13/05/2010 - 00:00

Opportunistic grab at a finite resource

13/05/2010 - 00:00


Upgrade your subscription to use this feature.

It seems some profits are more ‘super’ than others.

I’VE always been an advocate of tax.

Unlike many Australians, who think tax dodging is a sport, I think tax is more than a reasonable concession for being part of a civil society. I think tax is the public rent for allowing individuals and companies to go about their business.

Few of us could earn a decent living without the laws that govern society, the roads our goods are transported on and the health and education systems that keep us, our employees and customers better able to contribute to furthering our own ends.

But that tax has to be fair (and, of course, spent wisely) and should be low enough to encourage all but the most outlying elements of society to choose their path equally. Apart from sin taxes on vices that are shown to have a negative impact on society, we should all be allowed to choose equally our livelihoods, business strategies and investments without having to consider the tax implications of that choice.

Of course things are not perfect in that regard, but in my view the federal government’s new tax on miners is an unnecessary distortion, which either fails to grasp this basic idea of equity or, more disturbingly, is simply the start of a range of new taxes to cream off the ‘super’ profits in a range of industries.

Banks, always unpopular, have already been mentioned as next cab off the rank. What about property developers? Or medical professionals? Transport companies? Telcos? Farmers? Winemakers? I could make a resources rent tax argument for any one of these.

Why is digging up rocks any different from selling a property development?

Some argue that mining is the exploitation of a non-renewable resource owned by the Australian people, which somehow makes it special. I don’t understand that argument. A piece of iron ore in the ground is just as under-performing to the state as an empty block of crown land. Whether the government earns a royalty in sales (which is surely just bringing forward future revenue it would have hoped to have earned from that rock) or takes stamp duty for selling the land and then taxes its use annually, the asset has no value to the state until it is developed.

But just as miners make a ‘super’ profit when commodity prices rise, surely so do property developers. When someone takes an old house, builds an apartment block and flogs it in the middle of a property bubble, why is that any better than the mining company making a poultice because the Chinese have suddenly discovered the joys of refrigeration?

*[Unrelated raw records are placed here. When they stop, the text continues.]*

static void dgemm_impl(hssk_ctx* ctx, int transB, int m, long long n, long long k, double alpha, const double* A, long long lda,
                       const double* B, long long ldb, const hssk_gen* gen, long long jg0, double beta, double* C, long long ldc) {
  if (m <= 0 || n <= 0) return;
  const int BM = m > 128 ? 192 : (m > 64 ? 128 : 64);
  const unsigned gm = (unsigned)((m + BM - 1) / BM);
  const long long ksteps = (k + BK - 1) / BK;
  const bool aligned = (m % BM == 0) && (k % BK == 0) && (lda % 2 == 0) && (gen || ldb % 2 == 0) &&
                       (((size_t)A | (gen ? (size_t)0 : (size_t)B)) % 16 == 0);
  static const int cus = hssk_rt::cu_count();
  const bool force_v1 = [] { const char* e = std::getenv("HSSK_DGEMM_V1"); return e && std::atoi(e) != 0; }();
  const bool v2 = aligned && (gen || !force_v1) && k > 0 && n >= BN2 && sketch_prepare(BM);
  if (gen && !v2) {
    const long long nb_max = std::max<long long>(64, std::min<long long>(1024, (long long)(size_t(1) << 28) / std::max<long long>(k, 1)));
    const long long ldg = k + (k & 1);
    for (long long c0 = 0; c0 < n; c0 += nb_max) {
      const long long nb = std::min(nb_max, n - c0);
      double* G = ctx->gen_block(sizeof(double) * (size_t)ldg * nb);
      if (hssk_gen_fill(ctx, gen, G, k, nb, ldg, 0, jg0 + c0, transB)) throw std::runtime_error(hssk_last_error());
      dgemm_impl(ctx, 0, m, nb, k, alpha, A, lda, G, ldg, nullptr, 0, beta, C + c0 * ldc, ldc);
    }
    return;
  }
  const int BNt = v2 ? BN2 : BN;
  static const bool no_fold = [] { const char* e = std::getenv("HSSK_DGEMM_NO_FOLD"); return e && std::atoi(e) != 0; }();
  const bool fold_edge = v2 && !no_fold && n % BNt != 0 && n % 2 == 0;
  const unsigned gn_full = aligned ? (unsigned)(n / BNt) + (fold_edge ? 1u : 0u) : 0u;
  const long long edge_col0 = std::min<long long>(n, (long long)gn_full * BNt);
  const unsigned gn_edge = (unsigned)((n - edge_col0 + BN - 1) / BN);
  const long long slots = v2 ? cus : 2LL * cus;
  struct Group { long long col0 = 0, ntiles = 0; int split = 1; long long kchunk = BK; int nz = 0; double* P = nullptr; long long cols = 0, vcols = 0; };
  auto chunk_of = [&](int split) {
    long long c = ((ksteps + split - 1) / split) * BK;
    return c > 0 ? c : (long long)BK;
  };
  auto max_split = [&]() { return (int)std::max<long long>(1, std::min<long long>(256, ksteps / 24)); };
  auto one_round_split = [&](long long tiles) {
    if (tiles <= 0 || k <= 0) return 1;
    return (int)std::max<long long>(1, std::min<long long>(max_split(), slots / tiles));
  };
  Group gmain, gtail, gedge;
  if (gn_full) {
    const long long T = (long long)gm * gn_full;
    const double epi = 3.0, red = 0.0067 * (BNt / BN);
    double best = 1e300;
    int best_s = 1;
    long long best_main = T;
    const int sp_min = (int)std::min<long long>(std::min(max_split(), 64), (ksteps + 1023) / 1024);
    for (int sp = std::max(1, sp_min); sp <= std::min(max_split(), 64); sp++) {
      const long long r = (T * sp) / slots;
      long long tm = r > 0 ? std::min<long long>(T, (r * slots) / sp) : 0;
      if (gm > 1) tm = T;
      const long long tt = T - tm;
      double cost = 0.;
      if (tm) cost += (double)((tm * sp + slots - 1) / slots) * ((double)(ksteps + sp - 1) / sp + epi) + red * sp * (double)tm;
      if (tt) {
        const int st = one_round_split(tt);
        cost += (double)((tt * st + slots - 1) / slots) * ((double)(ksteps + st - 1) / st + epi) + red * st * (double)tt + 2.0;
      }
      if (cost < best - 1e-9) { best = cost; best_s = sp; best_main = tm; }
    }
    if (k <= 0) { best_s = 1; best_main = T; }
    if (const char* e = std::getenv("HSSK_DGEMM_SPLIT")) {
      const int sp = std::max(1, std::min(max_split(), std::atoi(e)));
      const long long r = (T * sp) / slots;
      best_s = sp;
      best_main = (gm > 1 || r == 0) ? T : std::min<long long>(T, (r * slots) / sp);
    }
    gmain.col0 = 0; gmain.ntiles = gm > 1 ? gn_full : best_main; gmain.split = best_s; gmain.cols = gmain.ntiles * BNt;
    gtail.col0 = gmain.cols; gtail.ntiles = gn_full - gmain.ntiles; gtail.split = one_round_split(gtail.ntiles); gtail.cols = gtail.ntiles * BNt;
  }
  gedge.col0 = edge_col0; gedge.ntiles = gn_edge; gedge.split = one_round_split((long long)gm * gn_edge); gedge.cols = n - edge_col0;
  const long long ldp = m;
  size_t ptot = 0;
  for (Group* g : {&gmain, &gtail, &gedge}) {
    if (!g->ntiles) continue;
    g->vcols = std::min(g->cols, n - g->col0);
    g->kchunk = chunk_of(g->split);
    g->nz = (int)std::max<long long>(1, (k + g->kchunk - 1) / g->kchunk);
    ptot += (size_t)ldp * g->cols * g->nz;
  }
  const size_t ntrace = gmain.ntiles ? (size_t)gmain.ntiles * gm * gmain.nz : 0;
  double* P = ctx->scratch(sizeof(double) * (ptot + 4 + 4 * ntrace));
  long long* clk = (long long*)(P + ptot);
  {
    double* q = P;
    for (Group* g : {&gmain, &gtail, &gedge}) {
      if (!g->ntiles) continue;
      g->P = q;
      q += (size_t)ldp * g->cols * g->nz;
    }
  }
  auto shifted = [&](const Group& g) { return g.P - g.col0 * ldp; };
  const Group* timed = gmain.ntiles ? &gmain : (gtail.ntiles ? &gtail : &gedge);
  auto bracket = [&](const Group* g, auto&& launch) {
    if (!g->ntiles) return;
    if (g == timed) hssk_rt::event_record(ctx->ev0, ctx->stream);
    launch();
    if (g == timed) hssk_rt::event_record(ctx->ev1, ctx->stream);
  };
  auto grid_of = [&](const Group& g) { return dim3((unsigned)g.ntiles, gm, (unsigned)g.nz); };
  if (gen && gedge.ntiles) {
    const long long ldg = k + (k & 1);
    double* G = ctx->gen_block(sizeof(double) * (size_t)ldg * gedge.cols);
    if (hssk_gen_fill(ctx, gen, G, k, gedge.cols, ldg, 0, jg0 + gedge.col0, transB)) throw std::runtime_error(hssk_last_error());
    const double* Gs = G - gedge.col0 * ldg;
    bracket(&gedge, [&] { launch_bm<false, 0>(BM, ctx, 0, grid_of(gedge), m, n, k, A, lda, Gs, ldg, shifted(gedge), ldp, ldp * gedge.cols, gedge.kchunk, (int)(gedge.col0 / BN), nullptr); });
  } else
  bracket(&gedge, [&] { launch_bm<false, 0>(BM, ctx, transB, grid_of(gedge), m, n, k, A, lda, B, ldb, shifted(gedge), ldp, ldp * gedge.cols, gedge.kchunk, (int)(gedge.col0 / BN), nullptr); });
  if (v2) {
    bracket(&gtail, [&] { launch_sketch<1>(BM, ctx, transB, grid_of(gtail), n, k, A, lda, B, ldb, shifted(gtail), ldp, ldp * gtail.cols, gtail.kchunk, (int)(gtail.col0 / BN2), nullptr, gen, jg0); });
    bracket(&gmain, [&] { launch_sketch<0>(BM, ctx, transB, grid_of(gmain), n, k, A, lda, B, ldb, shifted(gmain), ldp, ldp * gmain.cols, gmain.kchunk, (int)(gmain.col0 / BN2), clk, gen, jg0); });
  } else {
    bracket(&gtail, [&] { launch_bm<true, 1>(BM, ctx, transB, grid_of(gtail), m, n, k, A, lda, B, ldb, shifted(gtail), ldp, ldp * gtail.cols, gtail.kchunk, (int)(gtail.col0 / BN), nullptr); });
    bracket(&gmain, [&] { launch_bm<true, 0>(BM, ctx, transB, grid_of(gmain), m, n, k, A, lda, B, ldb, shifted(gmain), ldp, ldp * gmain.cols, gmain.kchunk, (int)(gmain.col0 / BN), clk); });
  }
  ctx->d_clk = gmain.ntiles ? clk : nullptr;
  ctx->dgemm_trace_wgs = (long long)ntrace;
  ctx->dgemm_timed = true;
  ctx->dgemm_timed_flops = 2.0 * (double)m * (double)timed->vcols * (double)k;
  for (const Group* g : {&gmain, &gtail, &gedge}) {
    if (!g->ntiles) continue;
    long long total = (long long)m * g->vcols;
    unsigned rb = (unsigned)std::min<long long>((total + 255) / 256, 4096);
    if (g->nz >= 32 && total <= 65536)
      HSSK_LAUNCH(dgemm_reduce_wide_kernel, dim3((unsigned)((total + 15) / 16)), dim3(256), 0, ctx->stream, m, g->vcols, (const double*)g->P, ldp, ldp * g->cols, g->nz, alpha, beta, C + g->col0 * ldc, ldc);
    else
      HSSK_LAUNCH(dgemm_reduce_kernel, dim3(rb), dim3(256), 0, ctx->stream, m, g->vcols, (const double*)g->P, ldp, ldp * g->cols, g->nz, alpha, beta, C + g->col0 * ldc, ldc);
  }
  hssk_rt::check_launch();
}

And what about medical professionals? We, the people of Australia, pay for their education. In return we get charged unbelievably high fees to use their services. Worse, they take almost no risk. They may bring brains and passion to their career, but the government and their peers conspire to ensure that competition is held artificially low. The result really is a super profit. This is weird because the two biggest issues in the politically volatile world of healthcare are the cost and shortage of doctors.

What about transport companies or any form of business that uses roads to ferry its goods to consumers? Those roads are paid for from taxes. Sure, trucks pay licensing fees, but are they commensurate with the damage they do? Why does a transport company pay 30 cents in the dollar tax on its profits while I, who use the road far less frequently, pay a much higher rate of tax? Could there be a super profit in there?

At least the mining companies build their own roads, rail networks and harbours.

While mining companies held up our economy during the GFC, banks were propped up by the government. Despite that largesse, they have been very tight-fisted when it comes to lending to get the economy going again – suggesting they have leveraged Australia’s sovereign assets to contain their costs and lower their risks. Is there a super profit there?

Farmers and viticulturists use the soil, taking minerals from it, to grow their crops. In some years many producers do very well, often due to world commodity prices over which they have no control. Is that a super profit?

Plenty of people make so-called super profits (just ask the IT companies around the year 2000).

Some of them earn them because they are smart, some because they work hard and some, dare I say it, just got lucky.

The truth is, very few so-called super profits last long, because when people earn a lot of money everyone wants a slice of the action and competition usually takes effect over time.

That is no different in the resources industry. Here we have a group of people willing to take massive risks in unpleasant parts of the world. Why? Because there may be a big reward in it.

If we unfairly tax the rewards for effort we discourage people from taking risks and doing the hard work. That is no good for the future of this nation.


DOES the federal government’s resources rent tax offer Premier Colin Barnett a unique opportunity?

BHP Billiton is one of the most vocal critics of this tax, which is clearly designed to put the mining states, especially Western Australia, back in their boxes and show where the power lies – in the Sydney, Melbourne, Canberra triangle.

I’ve long felt that BHP ought to be based in Perth, a true resources capital, not Melbourne, where mining is something that city lost touch with decades ago as its state-protected manufacturing industries took precedence.

Perhaps Mr Barnett could take advantage of BHP’s plight and offer a carrot to lure the Big Australian here. What would it take? Given tax is the issue, maybe WA could offer BHP a payroll tax break for moving HQ to Perth.

Maybe all mining companies ought to be made the same offer.

As a message of goodwill it would also help soothe the impact of the federal government’s new tax – and make a statement that WA wants mining companies to prosper, develop and, importantly, profit.